Sexual assault and harassment allegations by courageous women accusing Harvey Weinstein and Bill O’Reilly, followed by the #MeToo campaign, have made America aware of the prevalence of sexual violence in our society. The #Metoo campaign, in particular, prompted an avalanche that started rolling and is exposing thousands of sexual predators locally and globally. Sexual harassment has become a hot topic.
America truly has more than a problem. Pick any industry or institution and the stories are there, indicating that there are no cultural boundaries for sexual assault and harassment. We need to do more than root out the abusers; we need to rethink our sexual culture, which makes sex objects of females and rewards men for aggression, for testing boundaries, and doing the unexpected. Men in such a culture might become predators particularly when they are powerful, famous, and protected. “When you’re a star, they let you do it,” Trump said.
Culture of Silence
Sexual predation happens because men have more power than women and because they can get away with it. It’s acceptable—not by the women but by the culture of silence that permits and condones such behavior. Women are beginning to speak out, but we need men who know who is doing the harassing to stop colluding with the sexual predators and speak out, too. Collusion enabled Weinstein to continue for 30 years. This is how a rape and sexual harassment culture works.
As women come forward and the names of sexual predators circulate through all forms of media, as companies and institutions begin to enforce the rules they say they have, the aggressors will begin to face consequences. It may mean that men lose their jobs or are blackballed from jobs they want. It may mean they face the legal consequences of their actions. It may also mean that the numbers of survivors speaking out and the sheer magnitude of the problem leads to attention fatigue, and the issue slides out of focus again. And, as with domestic violence, there will be those women whose false claims cause a backlash that taint the credibility of survivors.
We should also be aware of and sensitive to those women survivors who have not spoken out because they feel that exposure diminishes their trauma and can even retraumatize survivors. Actress Rachel Wood, who has disclosed her rape and sexual abuse, has tweeted, “Has anyone elses [sic] PTSD been triggered thru [sic] the roof? I hate that these feelings of danger are coming back.”
The media, our taste for the sensational, and the anger that drives us, must find a balance between continuing to expose perpetrators, showing solidarity with women, and respecting the due process of law.

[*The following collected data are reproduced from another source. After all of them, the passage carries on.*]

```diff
@@ -918,8 +920,19 @@
     L.grim_chunk_offsets.restype = C.c_int64
     L.grim_chunk_offsets.argtypes = [C.c_char_p, C.c_uint32, C.POINTER(C.POINTER(C.c_uint64))]
     L.grim_free.argtypes = [C.c_void_p]
+    L.grim_cpu_budget.restype = C.c_uint32
+    L.grim_cpu_budget_from.restype = C.c_uint32
+    L.grim_cpu_budget_from.argtypes = [C.c_uint32, C.c_char_p, C.c_char_p, C.c_char_p, C.c_char_p]
     _host_ready = True
     return L
+
+
+EXPORTS += ["grim_cpu_budget", "grim_cpu_budget_from"]
+
+
+def cpu_budget_from(affinity, cpu_max=None, cfs_quota=None, cfs_period=None, host_cpus=None):
+    enc = lambda t: None if t is None else (t.encode() if isinstance(t, str) else bytes(t))
+    return int(host_lib().grim_cpu_budget_from(int(affinity), enc(cpu_max), enc(cfs_quota), enc(cfs_period), enc(host_cpus)))
 
 
 def tokname_hash(name):
```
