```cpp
int sp_sumcheck_quad_sharded_partial(sp_ctx* c, uint64_t claim_io[4], size_t rounds, size_t run_rounds, sp_table* A, sp_table* B, sp_transcript* tr,
                                     sp_reduce_hook reduce, void* reduce_user, sp_challenge_hook observe, void* observe_user, uint64_t* out_cpolys, uint64_t* out_r) {
  if (run_rounds == 0 || run_rounds >= rounds) return fail(SP_ERR_INVALID_INPUT_LENGTH, "prove_quad (partial): 0 < run_rounds < rounds");
  uint64_t unused[8];
  return quad_impl(c, claim_io, rounds, A, B, tr, reduce, reduce_user, observe, observe_user, out_cpolys, out_r, unused, run_rounds);
}

// ... 97 lines not shown
      have_sums = true;
      return 1;
    }
    if (sparse_stream) {
      const size_t q = A->len / 4;
      const unsigned seq = next_seq(c);
      const spk::LazyOut lp = lazy_out(c, reinterpret_cast<spk::lazy9_t*>(c->d_scratch), q / 256, 2, nullptr, seq);
      c->timed("bind_stream_quad_sparse", 64ull * (A->len / 2) * 2, [&] {
        hipLaunchKernelGGL(spk::k_bind_eval_quad_stream_sparse, dim3((unsigned)(q / 256)), dim3(256), 0, c->stream, A->d, B->d, q, rv, sp::eff_hi(A), sp::eff_hi(B), lp,
                           mref);
      });
      sum_lazy_launch(c, lp, q / 256);
      sp::after_bind(A);
      sp::after_bind(B);
      have_sums = true;
      return 1;
    }
    if (ahead) return 0;
    sp_table* tabs[2] = {A, B};
    have_sums = false;
    int rc2 = launch_bind(c, tabs, 2, rv);
    return rc2 ? rc2 : 1;
  };
  for (size_t round = 0; round < rounds; ++round) {
    const size_t half = A->len / 2, len_now = A->len;
    const double tr0 = round_trace() ? now_us() : 0;
    fe_t sums[2] = {fe_zero(), fe_zero()};
    bool waiting = have_sums;
    if (!have_sums && !host_mode) {
      size_t len = sp::eff_pairs(A);
      if (sp::eff_pairs(B) < len) len = sp::eff_pairs(B);
      if (half < len) len = half;
      if (len >= STREAM_MIN_Q && len % 1024 == 0) {
        const unsigned seq = next_seq(c);
        const size_t hi_max = sp::eff_hi(A) > sp::eff_hi(B) ? sp::eff_hi(A) : sp::eff_hi(B);
        const bool lowhi = hi_max <= len / 2;
        const size_t blocks = len / (256 * (size_t)4);
        const spk::LazyOut lp = lazy_out(c, reinterpret_cast<spk::lazy9_t*>(c->d_scratch), blocks, 2, nullptr, seq);
        c->timed("eval_quad", 64ull * len + 32ull * ((sp::eff_hi(A) < len ? sp::eff_hi(A) : len) + (sp::eff_hi(B) < len ? sp::eff_hi(B) : len)), [&] {
          if (lowhi)
            hipLaunchKernelGGL((spk::k_eval_quad_stream_lowhi<4>), dim3((unsigned)blocks), dim3(256), 0, c->stream, A->d, B->d, half, sp::eff_hi(A), sp::eff_hi(B), lp);
          else
            hipLaunchKernelGGL((spk::k_eval_quad_stream<4>), dim3((unsigned)blocks), dim3(256), 0, c->stream, A->d, B->d, half, sp::eff_hi(A), sp::eff_hi(B), lp);
        });
        sum_lazy_launch(c, lp, blocks);
        waiting = true;
      } else if (len > 0) {
        size_t blocks = (len + chunk - 1) / chunk;
        c->timed("eval_quad", 64ull * len + 32ull * ((sp::eff_hi(A) < len ? sp::eff_hi(A) : len) + (sp::eff_hi(B) < len ? sp::eff_hi(B) : len)),
                 [&] { hipLaunchKernelGGL(spk::k_eval_quad, dim3((unsigned)blocks), dim3(256), 0, c->stream, A->d, B->d, half, len, sp::eff_hi(A), sp::eff_hi(B), c->d_scratch, c->d_pinned, next_seq(c)); });
        reduce_partials_launch(c, blocks, 2);
        waiting = true;
      }
    }
    const unsigned wait_seq = c->result_seq, wait_slots = c->pending_slots;
    const bool wait_resident = in_tail;
    if (wait_resident && !host_mode && spk::tail_hand_over(len_now, tail_hand_n(false))) {
      hA.resize(2 * len_now);
      if ((rc = wait_hand_over(c, wait_seq, (int)(2 * len_now), hA.data()))) return rc;
      hB = hA.data() + len_now;
      host_mode = true;
      hand_seq = wait_seq;
    }
    if (host_mode) {
      host_quad_eval(hA.data(), hB, half, sums);
      waiting = false;
    }
    if (!host_mode && wait_resident && spk::tail_double(false, len_now, tail_hand_n(false))) {
      fe_t S8[8];
// ... 1243 lines not shown
```

### spartan2_amd/csrc/kernels_poly.hpp

```cpp
#pragma once
#include "device_utils.hpp"

namespace spk {

constexpr int RESULT_FLAG_ELEM = 7;
__device__ __forceinline__ void publish_result(fe_t* result, unsigned seq) {
  __threadfence_system();
  __hip_atomic_store(reinterpret_cast<unsigned*>(result + RESULT_FLAG_ELEM), seq, __ATOMIC_RELEASE, __HIP_MEMORY_SCOPE_SYSTEM);
}

constexpr int HOST_SUM_MAX_BLOCKS = 64;
constexpr int SLOT_BASE_ELEM = 64;
struct slot_chk {
  unsigned a, b;
};
constexpr unsigned SLOT_CHK_K = 0x9E3779B1u;
__host__ __device__ __forceinline__ void slot_chk_add(slot_chk& c, const fe_t& v, int k) {
  unsigned plain = 0, ramp = 0;
#pragma unroll
  for (int i = 0; i < 8; ++i) {
    plain += v.v[i];
    ramp += (unsigned)i * v.v[i];
  }
  c.a += plain;
  c.b += (unsigned)(8 * k + 1) * plain + ramp;
}
__device__ __forceinline__ void slot_store_elem(fe_t* dst, const fe_t& v) { *dst = v; }
__device__ __forceinline__ void slot_store_tag(fe_t* slot, unsigned seq, const slot_chk& c) {
  const unsigned long long hi = ((unsigned long long)seq << 32) | (seq * SLOT_CHK_K + c.b);
  const unsigned long long lo = ((unsigned long long)(seq + c.a) << 32) | seq;
  __hip_atomic_store(reinterpret_cast<unsigned long long*>(&slot[3].v[2]), hi, __ATOMIC_RELAXED, __HIP_MEMORY_SCOPE_SYSTEM);
  __hip_atomic_store(reinterpret_cast<unsigned long long*>(&slot[3].v[0]), lo, __ATOMIC_RELAXED, __HIP_MEMORY_SCOPE_SYSTEM);
}
template <int NACC>
// ... 141 lines not shown
      if (lane == 0) {
        unsigned* e = reinterpret_cast<unsigned*>(mapped + TAIL_ERR_ELEM);
        e[1] = want;
        e[2] = blockIdx.x;
        e[3] = gridDim.x;
        __hip_atomic_store(e, 1u, __ATOMIC_RELEASE, __HIP_MEMORY_SCOPE_SYSTEM);
      }
    }
    if (lane == 0) ok = good;
  }
  __syncthreads();
  return ok != 0;
}
__device__ __forceinline__ fe_t gated_challenge(const fe_t* p) {
  typedef const __attribute__((address_space(4))) uint32_t* const_words;
  const_words q = (const_words)(uintptr_t)p;
  fe_t r;
#pragma unroll
  for (int i = 0; i < 8; ++i) r.v[i] = q[i];
  return r;
}
__device__ __forceinline__ fe_t challenge_or(const MailRef& m, const fe_t& r_arg) {
  if (m.gated) return gated_challenge(m.gated);
  if (!m.mail) return r_arg;
  __shared__ fe_t r_sh;
  mail_wait(m.mail, m.mirror, m.mapped, m.answers, &r_sh);
  return r_sh;
}

__global__ void __launch_bounds__(64) k_mail_gate(MailRef m, fe_t* __restrict__ out) {
  __shared__ fe_t r_sh;
  mail_wait(m.mail, m.mirror, m.mapped, m.answers, &r_sh);
  if (threadIdx.x < 8) out->v[threadIdx.x] = r_sh.v[threadIdx.x];
}

constexpr int BIND_MAX_TABLES = 8;
struct BindArgs {
  fe_t* z[BIND_MAX_TABLES];
  unsigned long long n[BIND_MAX_TABLES];
  unsigned long long lo[BIND_MAX_TABLES];
  unsigned long long hi[BIND_MAX_TABLES];
  fe_t r;
  fe_t one_minus_r;
};
__global__ void __launch_bounds__(256) k_bind_top(BindArgs a) {
  const int t = blockIdx.y;
  fe_t* __restrict__ Z = a.z[t];
  const unsigned long long n = a.n[t], lo = a.lo[t], hi = a.hi[t];
  const unsigned long long eff = lo > hi ? lo : hi;
  const unsigned long long both = lo < hi ? lo : hi;
  for (unsigned long long i = (unsigned long long)blockIdx.x * blockDim.x + threadIdx.x; i < eff; i += (unsigned long long)gridDim.x * blockDim.x) {
    fe_t out;
    if (i < both) {
      fe_t lo_v = Z[i], hi_v = Z[n + i];
      out = fe_add<S>(lo_v, fe_mul<S>(a.r, fe_sub<S>(hi_v, lo_v)));
    } else if (i < lo) {
      out = fe_mul<S>(Z[i], a.one_minus_r);
    } else {
      out = fe_mul<S>(a.r, Z[n + i]);
    }
    Z[i] = out;
  }
}

__host__ __device__ __forceinline__ size_t eq_level_offset(int k) { return ((size_t)1 << k) - 1; }
constexpr int EQ_LDS_ENTRIES = 1024;
// ... 158 lines not shown
      const fe_t eo = eq_out[base >> s];
      acc[0] = fe_mul<S>(acc[0], eo);
      acc[1] = fe_mul<S>(acc[1], eo);
    }
    emit_partials<2>(acc, partials, single_out, seq);
  }
}
__global__ void __launch_bounds__(256) k_bind_eval_quad(fe_t* __restrict__ A, fe_t* __restrict__ B, size_t q, fe_t r_arg, fe_t* __restrict__ partials,
                                                        fe_t* __restrict__ single_out, unsigned seq, MailRef mref) {
  __shared__ fe_t smem[2 * 4];
  const size_t id = (size_t)blockIdx.x * blockDim.x + threadIdx.x;
  const bool live = id < q;
  const size_t ld = live ? id : 0;
  const fe_t la0 = A[ld], la1 = A[ld + q], la2 = A[ld + 2 * q], la3 = A[ld + 3 * q];
  const fe_t lb0 = B[ld], lb1 = B[ld + q], lb2 = B[ld + 2 * q], lb3 = B[ld + 3 * q];
  const fe_t r = challenge_or(mref, r_arg);
  fe_t acc[2] = {fe_zero(), fe_zero()};
  if (live) {
    const fe_t a0 = bind1(la0, la2, r), a1 = bind1(la1, la3, r);
    const fe_t b0 = bind1(lb0, lb2, r), b1 = bind1(lb1, lb3, r);
    A[id] = a0;
    A[id + q] = a1;
    B[id] = b0;
    B[id + q] = b1;
    acc[0] = fe_mul<S>(a0, b0);
    acc[1] = fe_mul<S>(fe_sub<S>(a1, a0), fe_sub<S>(b1, b0));
  }
  block_sum<2>(acc, smem);
  if (threadIdx.x == 0) {
    emit_partials<2>(acc, partials, single_out, seq);
  }
}
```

And this really is not just a women’s issue. There are reports that 23 percent of men and boys experience sexual violence or harassment over their lifetime. The rates of rape or sexual assault are lower for men than for women, but males report that sexual coercion, which pressures or manipulates men and boys into sexual activity they don’t want, happens at a rate nearly equal to that experienced by women.
Changing the Culture
Changing the culture will take time and means investing in prevention programs that address the causes of sexually abusive behavior. Current prevention programs are usually aimed at teens and young adults, and focus on teaching girls and women how to decrease their risk of being assaulted. These types of programs are less than effective because they do not address the reality that most assaults are committed by someone known and trusted by the teens and young adults, by someone in power, such as a teacher, supervisor, close friend or family member.
We can each do our part to change the sexual culture. We can be involved in ensuring that prevention begins in early childhood and continues for life. As parents and grandparents, we can find teachable moments in our homes and we can work with educators to teach our children skills to prevent violence. Skills like these include empathy for others, communication, and problem solving that are augmented by programs that promote healthy sexual behavior, respect for self and others, and the true meaning of consent.